I ended up sleeping in her little hut that night. The room was a total mess, but there was enough space for one human being like me to lie down.

“Heh-heh-heh. How inconvenient to be a human. Imagine being unable to function without sleeping for several hours each day.”

The night wore on, and as I was preparing my bedroll, Halverie opened up a book. It was a light entertainment novel that had been popular quite some time ago.

“You don’t need to sleep?” I asked as I lay down on my bedroll.

“No. I just deactivate my functions temporarily whenever I swap out a body part. Then I reboot immediately, so if you count that time as time spent sleeping, it’s about thirty seconds.”

“My goodness, you’re quite the hard worker.”

“It’s because I’m powered by magical energy.”

A place like this out in the forest was sure to be brimming with magical energy, so there was probably no risk of her ever running out. Truly, aside from the threats to her life, it was an ideal environment for a magical doll like her. Leaving aside the question of whether or not it was a “castle of cool.”

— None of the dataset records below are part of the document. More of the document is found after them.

+          b_[(j_ + 1) & 1][2 * s_ + 1] = bt_[((j_ + 1) * 4 + s_) * 128 + 32];                                     \
+        }                                                                                                         \
+      }                                                                                                           \
+      __builtin_amdgcn_sched_barrier(0);                                                                          \
+      _Pragma("unroll") for (int s_ = 0; s_ < 4; ++s_) {                                                          \
+        const int i_ = j_ * 4 + s_;                                                                               \
+        const float a_ = lh ? av[i_ >> 1][2 * (i_ & 1) + 1] : av[i_ >> 1][2 * (i_ & 1)];                          \
+        acc0 = mfma32(a_, b_[j_ & 1][2 * s_], acc0);                                                              \
+        acc1 = mfma32(a_, b_[j_ & 1][2 * s_ + 1], acc1);                                                          \
+      }                                                                                                           \
+      __builtin_amdgcn_sched_barrier(0);                                                                          \
+    }                                                                                                             \
+  } while (0)
+#define ENTRY_FLUSH(last)                                                                                         \
+  do {                                                                                                            \
+    if (npiece == 0) {                                                                                            \
+      _Pragma("unroll") for (int r_ = 0; r_ < 16; ++r_) { val0[r_] = val0[r_] + (acc0[r_] + 0.f); val1[r_] = val1[r_] + (acc1[r_] + 0.f); } \
+    } else {                                                                                                      \
+      _Pragma("unroll") for (int r_ = 0; r_ < 16; ++r_) { sum0[r_] = sum0[r_] + acc0[r_]; sum1[r_] = sum1[r_] + acc1[r_]; } \
+    }                                                                                                             \
+    ++npiece;                                                                                                     \
+    _Pragma("unroll") for (int r_ = 0; r_ < 16; ++r_) { acc0[r_] = 0.f; acc1[r_] = 0.f; }                         \
+    if (last) {                                                                                                   \
+      if (npiece > 1) {                                                                                           \
+        _Pragma("unroll") for (int r_ = 0; r_ < 16; ++r_) { val0[r_] = val0[r_] + sum0[r_]; val1[r_] = val1[r_] + sum1[r_]; } \
+      }                                                                                                           \
+      _Pragma("unroll") for (int r_ = 0; r_ < 16; ++r_) { sum0[r_] = 0.f; sum1[r_] = 0.f; }                       \
+      npiece = 0;                                                                                                 \
+    }                                                                                                             \
+  } while (0)
+
+__global__ void __launch_bounds__(NW * 64, 2)
+    dgrad_kernel(const float* __restrict__ dy, const float* __restrict__ wd, const float* __restrict__ dd, const float* __restrict__ wdd,
+                 float* __restrict__ dx, const int N, const int H, const int W, const int Ho, const int Wo, const Sched sc) {
+  __shared__ __attribute__((aligned(16))) float wl[MAXROWS * 64];
+  const int t = threadIdx.x, lane = t & 63, wave = t >> 6;
+  const int li = lane & 31, lh = lane >> 5;
+  const int bid = blockIdx.x;
+  const int q = (bid >= sc.w1 ? 1 : 0) + (bid >= sc.w2 ? 1 : 0) + (bid >= sc.w3 ? 1 : 0);
+  const int ph = q >> 1, pw = q & 1;
+  const int b0 = q == 0 ? 0 : (q == 1 ? sc.w1 : (q == 2 ? sc.w2 : sc.w3));
+  const int b1 = q == 0 ? sc.w1 : (q == 1 ? sc.w2 : (q == 2 ? sc.w3 : sc.w4));
+  const Prod pc = q == 0 ? sc.c0 : (q == 1 ? sc.c1 : (q == 2 ? sc.c2 : sc.c3));
+  const int Hc = (H - ph + 1) >> 1, Wc = (W - pw + 1) >> 1, HWc = Hc * Wc, Mc = N * HWc;
+  const unsigned mg_hw = HWc > 1 ? (unsigned)(0x100000000ull / (unsigned)HWc + 1ull) : 0u;
+  const unsigned mg_w = Wc > 1 ? (unsigned)(0x100000000ull / (unsigned)Wc + 1ull) : 0u;
+  const int ntap = (1 + ph) * (1 + pw), tsh = ph + pw;
+  const int nds = (q == 0 && sc.has_ds) ? 4 : 0;
+  const int ktc = 4 * ntap, nstep = nds + ktc;
+  const __amdgpu_buffer_rsrc_t rx = brsrc2g(dy);
+  const __amdgpu_buffer_rsrc_t rd = brsrc2g(sc.has_ds ? dd : dy);
+  const __amdgpu_buffer_rsrc_t ro = brsrc2g(dx);
+  const long T = ((long)Mc + 31) / 32, G = b1 - b0;
+  const long t_lo = (bid - b0) * T / G, t_hi = (bid - b0 + 1) * T / G;
+
+  struct Step { int delta, need, row; bool ds; };
+  auto step = [&](int s) -> Step {
+    if (s < nds) return {s * 128, 0, ntap * 128 + s * 32, true};
+    const int j = s - nds, cc = j >> tsh, tp = j & (ntap - 1);
+    const int ia = pw ? tp >> 1 : tp, ib = pw ? tp & 1 : 0;
+    const int dho = ph ? 1 - ia : 0, dwo = pw ? 1 - ib : 0;
+    return {(dho * Wo + dwo) * 512 + cc * 128, dho | (dwo << 1), tp * 128 + cc * 32, false};
+  };
+  int pixbase = 0, vmask = 0;
+  auto tile_ctx = [&](long tile) {
+    const int m = (int)tile * 32 + li;
+    const int n = mg_hw ? (int)__umulhi((unsigned)m, mg_hw) : m, r = m - n * HWc;
+    const int hc = mg_w ? (int)__umulhi((unsigned)r, mg_w) : r, wc = r - hc * Wc;
+    const int okh = hc + 1 < Ho ? 1 : 0, okw = wc + 1 < Wo ? 1 : 0;
+    vmask = m < Mc ? (1 | (okh << 1) | (okw << 2) | ((okh & okw) << 3)) : 0;
+    pixbase = ((n * Ho + hc) * Wo + wc) * 512;
+  };
+  f4v a0[8], a1[8];
+  f32x16 acc0, acc1, val0, val1, sum0, sum1;
+  auto fetch = [&](f4v (&av)[8], int s) {
+    const Step st = step(s);
+    const int vo = ((vmask >> st.need) & 1) ? pixbase + st.delta : BUF_OOB;
+    if (st.ds) {
+#pragma unroll
+      for (int j = 0; j < 8; ++j) av[j] = bload4(rd, vo + j * 16, 0);
+    } else {
+#pragma unroll
+      for (int j = 0; j < 8; ++j) av[j] = bload4(rx, vo + j * 16, 0);
+    }
+  };
+
+  long tile = t_lo + wave;
+  if (tile < t_hi) {
+    tile_ctx(tile);
+    fetch(a0, 0);
+  }
+  for (int u = 0; u < ntap + (nds ? 1 : 0); ++u) {
+    const int ia = pw ? u >> 1 : u, ib = pw ? u & 1 : 0;
+    const int kh = ph ? 2 * ia : 1, kw = pw ? 2 * ib : 1;
+    const float4* src = reinterpret_cast<const float4*>(u < ntap ? wd + (long)(kh * 3 + kw) * 128 * 64 : wdd);
+    float4* dst = reinterpret_cast<float4*>(wl + u * 128 * 64);
+#pragma unroll
+    for (int i = t; i < 128 * 16; i += NW * 64) dst[i] = src[i];
+  }
+  __syncthreads();
+#pragma unroll
+  for (int r = 0; r < 16; ++r) { acc0[r] = 0.f; acc1[r] = 0.f; sum0[r] = 0.f; sum1[r] = 0.f; }
+  for (; tile < t_hi; tile += NW) {
+#pragma unroll
+    for (int r = 0; r < 16; ++r) { val0[r] = 0.f; val1[r] = 0.f; }
+    const int m0 = (int)tile * 32;
+    const int te = __builtin_amdgcn_readfirstlane(m0 >> 7);
+    Cut cutd, cutc;
+    cutd.split = false;
+    if (nds) cutd.init(te, sc.ds, 4);
+    cutc.init(te, pc, ktc);
+    int npiece = 0;
+    const bool more = tile + NW < t_hi;
+#pragma unroll 1
+    for (int s = 0; s < nstep; s += 2) {
+      fetch(a1, s + 1);
+      ENTRY_CONTRACT(a0, step(s).row);
+      if (s < nds ? cutd.ends(s, 4) : cutc.ends(s - nds, ktc)) ENTRY_FLUSH(s == nds - 1 || s == nstep - 1);
+      if (s + 2 < nstep) {
+        fetch(a0, s + 2);
+      } else if (more) {
+        tile_ctx(tile + NW);
+        fetch(a0, 0);
+      }
+      ENTRY_CONTRACT(a1, step(s + 1).row);
+      if (s + 1 < nds ? cutd.ends(s + 1, 4) : cutc.ends(s + 1 - nds, ktc)) ENTRY_FLUSH(s + 1 == nds - 1 || s + 1 == nstep - 1);
+    }
+#pragma unroll
+    for (int r = 0; r < 16; ++r) {
+      const int m = m0 + mfma32_row(r, lh);
+      const int n = mg_hw ? (int)__umulhi((unsigned)m, mg_hw) : m, rr = m - n * HWc;
+      const int hc = mg_w ? (int)__umulhi((unsigned)rr, mg_w) : rr, wc = rr - hc * Wc;
+      const int vo = m < Mc ? (((n * H + 2 * hc + ph) * W + 2 * wc + pw) * 64 + li) * 4 : BUF_OOB;
+      bstore(val0[r], ro, vo, 0);
+      bstore(val1[r], ro, vo, 128);
+    }
+  }
+}
+
+__global__ void __launch_bounds__(NW * 64, 2)
+    pw_dgrad_kernel(const float* __restrict__ dd, const float* __restrict__ wd, float* __restrict__ dx, const int N, const int H,
+                    const int W, const int Ho, const int Wo, const int C, const int Co, const int ncb, const int bn, const int ntn,
+                    const Prod pp) {
+  __shared__ __attribute__((aligned(16))) float wl[MAXROWS * 64];
+  const int t = threadIdx.x, lane = t & 63, wave = t >> 6;
+  const int li = lane & 31, lh = lane >> 5;
+  const int pg = blockIdx.x / ncb, cb = blockIdx.x - pg * ncb;
+  const int HWo = Ho * Wo, M = N * HWo;
+  const unsigned mg_hw = HWo > 1 ? (unsigned)(0x100000000ull / (unsigned)HWo + 1ull) : 0u;
+  const unsigned mg_w = Wo > 1 ? (unsigned)(0x100000000ull / (unsigned)Wo + 1ull) : 0u;
+  const int kt = Co >> 5;
+  const __amdgpu_buffer_rsrc_t rx = brsrc2g(dd);
+  const __amdgpu_buffer_rsrc_t ro = brsrc2g(dx);
+  const long T = ((long)M + 31) / 32, G = gridDim.x / ncb;
+  const long t_lo = pg * T / G, t_hi = (pg + 1) * T / G;
+  const int pix = Co * 4;
+  f4v a0[8], a1[8];
+  f32x16 acc0, acc1, val0, val1, sum0, sum1;
+  auto fetch = [&](f4v (&av)[8], long tile, int s) {
+    const int m = (int)tile * 32 + li;
+    const int vo = m < M ? m * pix + s * 128 : BUF_OOB;
+#pragma unroll
+    for (int j = 0; j < 8; ++j) av[j] = bload4(rx, vo + j * 16, 0);
+  };
+  long tile = t_lo + wave;
+  if (tile < t_hi) fetch(a0, tile, 0);
+  for (int i = t; i < Co * 16; i += NW * 64)
+    reinterpret_cast<float4*>(wl)[i] = *reinterpret_cast<const float4*>(wd + (long)(i >> 4) * C + cb * 64 + (i & 15) * 4);
+  __syncthreads();
+#pragma unroll
+  for (int r = 0; r < 16; ++r) { acc0[r] = 0.f; acc1[r] = 0.f; sum0[r] = 0.f; sum1[r] = 0.f; }
+  for (; tile < t_hi; tile += NW) {
+#pragma unroll
+    for (int r = 0; r < 16; ++r) { val0[r] = 0.f; val1[r] = 0.f; }
+    const int m0 = (int)tile * 32;
+    const int te = __builtin_amdgcn_readfirstlane((m0 >> 7) * ntn + cb * 64 / bn);
+    Cut cut;
+    cut.init(te, pp, kt);
+    int npiece = 0;
+    const bool more = tile + NW < t_hi;
+#pragma unroll 1
+    for (int s = 0; s < kt; s += 2) {
+      fetch(a1, tile, s + 1);
+      ENTRY_CONTRACT(a0, s * 32);
+      if (cut.ends(s, kt)) ENTRY_FLUSH(false);
+      if (s + 2 < kt) fetch(a0, tile, s + 2);
+      else if (more) fetch(a0, tile + NW, 0);
+      ENTRY_CONTRACT(a1, (s + 1) * 32);
+      if (cut.ends(s + 1, kt)) ENTRY_FLUSH(s + 1 == kt - 1);
+    }
+#pragma unroll
+    for (int r = 0; r < 16; ++r) {
+      const int m = m0 + mfma32_row(r, lh);
+      const int n = mg_hw ? (int)__umulhi((unsigned)m, mg_hw) : m, rr = m - n * HWo;
+      const int ho = mg_w ? (int)__umulhi((unsigned)rr, mg_w) : rr, wo = rr - ho * Wo;
+      const bool in = m < M, right = 2 * wo + 1 < W, below = 2 * ho + 1 < H;
+      const int vo = (((n * H + 2 * ho) * W + 2 * wo) * C + cb * 64 + li) * 4;
+      const int v00 = in ? vo : BUF_OOB, v01 = in && right ? vo + C * 4 : BUF_OOB;
+      const int v10 = in && below ? vo + W * C * 4 : BUF_OOB, v11 = in && below && right ? vo + (W + 1) * C * 4 : BUF_OOB;
+      bstore(val0[r], ro, v00, 0);
+      bstore(val1[r], ro, v00, 128);
+      bstore(0.f, ro, v01, 0); bstore(0.f, ro, v01, 128);
+      bstore(0.f, ro, v10, 0); bstore(0.f, ro, v10, 128);
+      bstore(0.f, ro, v11, 0); bstore(0.f, ro, v11, 128);
+    }
+  }
+}
+#undef ENTRY_CONTRACT
+#undef ENTRY_FLUSH
+
+static inline int pw_grid(long M, int ncb, int cus) {
+  const long T = (M + 31) / 32;
+  long gp = cus / ncb > 0 ? cus / ncb : 1;
+  if (gp > T) gp = T;
+  return (int)gp * ncb;
+}
+
+static inline int plan(int N, int H, int W, bool has_ds, int cus, Sched* sc) {
+  long tiles[4], work[4];
+  int g[4], total = 0;
+  long all = 0;
+  for (int q = 0; q < 4; ++q) {
+    const int ph = q >> 1, pw = q & 1;
+    const long Mc = (long)N * ((H - ph + 1) / 2) * ((W - pw + 1) / 2);
+    tiles[q] = (Mc + 31) / 32;
+    work[q] = tiles[q] * (2 * (1 + ph) * (1 + pw) + (q == 0 && has_ds ? 2 : 0));
+    g[q] = tiles[q] > 0 ? 1 : 0;
+    total += g[q];
+    all += tiles[q];
+  }
+  const long want = all < cus ? all : cus;
+  while (total < want) {
+    int best = -1;
+    for (int q = 0; q < 4; ++q)
+      if (g[q] > 0 && g[q] < tiles[q] && (best < 0 || work[q] * g[best] > work[best] * g[q])) best = q;
+    if (best < 0) break;
+    ++g[best]; ++total;
+  }
+  sc->w1 = g[0]; sc->w2 = sc->w1 + g[1]; sc->w3 = sc->w2 + g[2]; sc->w4 = sc->w3 + g[3];
+  sc->has_ds = has_ds ? 1 : 0;
+  return total;
+}
+
+}
diff --git a/audio-visual-vad_amd/csrc/misc.hip b/audio-visual-vad_amd/csrc/misc.hip
--- a/audio-visual-vad_amd/csrc/misc.hip
+++ b/audio-visual-vad_amd/csrc/misc.hip
@@ -23,6 +23,7 @@
     {"no_fixup1", "AVVAD_NO_FIXUP1", &AvvadTune::no_fixup1},
     {"no_conv64", "AVVAD_NO_CONV64", &AvvadTune::no_conv64},
     {"no_s2_cls", "AVVAD_NO_S2_CLS", &AvvadTune::no_s2_cls},
+    {"no_entry", "AVVAD_NO_ENTRY", &AvvadTune::no_entry},
     {"wn_flat", "AVVAD_WN_FLAT", &AvvadTune::wn_flat},
     {"wn_grid", "AVVAD_WN_GRID", &AvvadTune::wn_grid},
     {"wn_dx", "AVVAD_WN_DX", &AvvadTune::wn_dx},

“Heh-heh-heh. That means I can get started on a new book while you’re sleeping, human. I suppose not having any downtime is a special privilege of us magical dolls.”

“I suppose it is,” I answered with a yawn. “But sleeping the day away is a special privilege of us humans.”

I pulled up my blanket and closed my eyes.

In a world covered with darkness, her voice alone echoed gently like a lullaby.

“Aren’t humans jealous of our bodies, which don’t need to sleep?”

“Well, sure, to an extent,” I replied. “But I also appreciate the idle time before I fall asleep in its own way, so I can’t say I’m entirely envious.”

“…Is that so?” she replied in a subdued voice.

Before long, she whispered, so quietly I could barely hear it, “I’m envious of you.”

I wondered whether that was because I had been traveling through a world she had never seen. Or maybe because I was able to rest for several hours at a time. Or perhaps there was some other reason.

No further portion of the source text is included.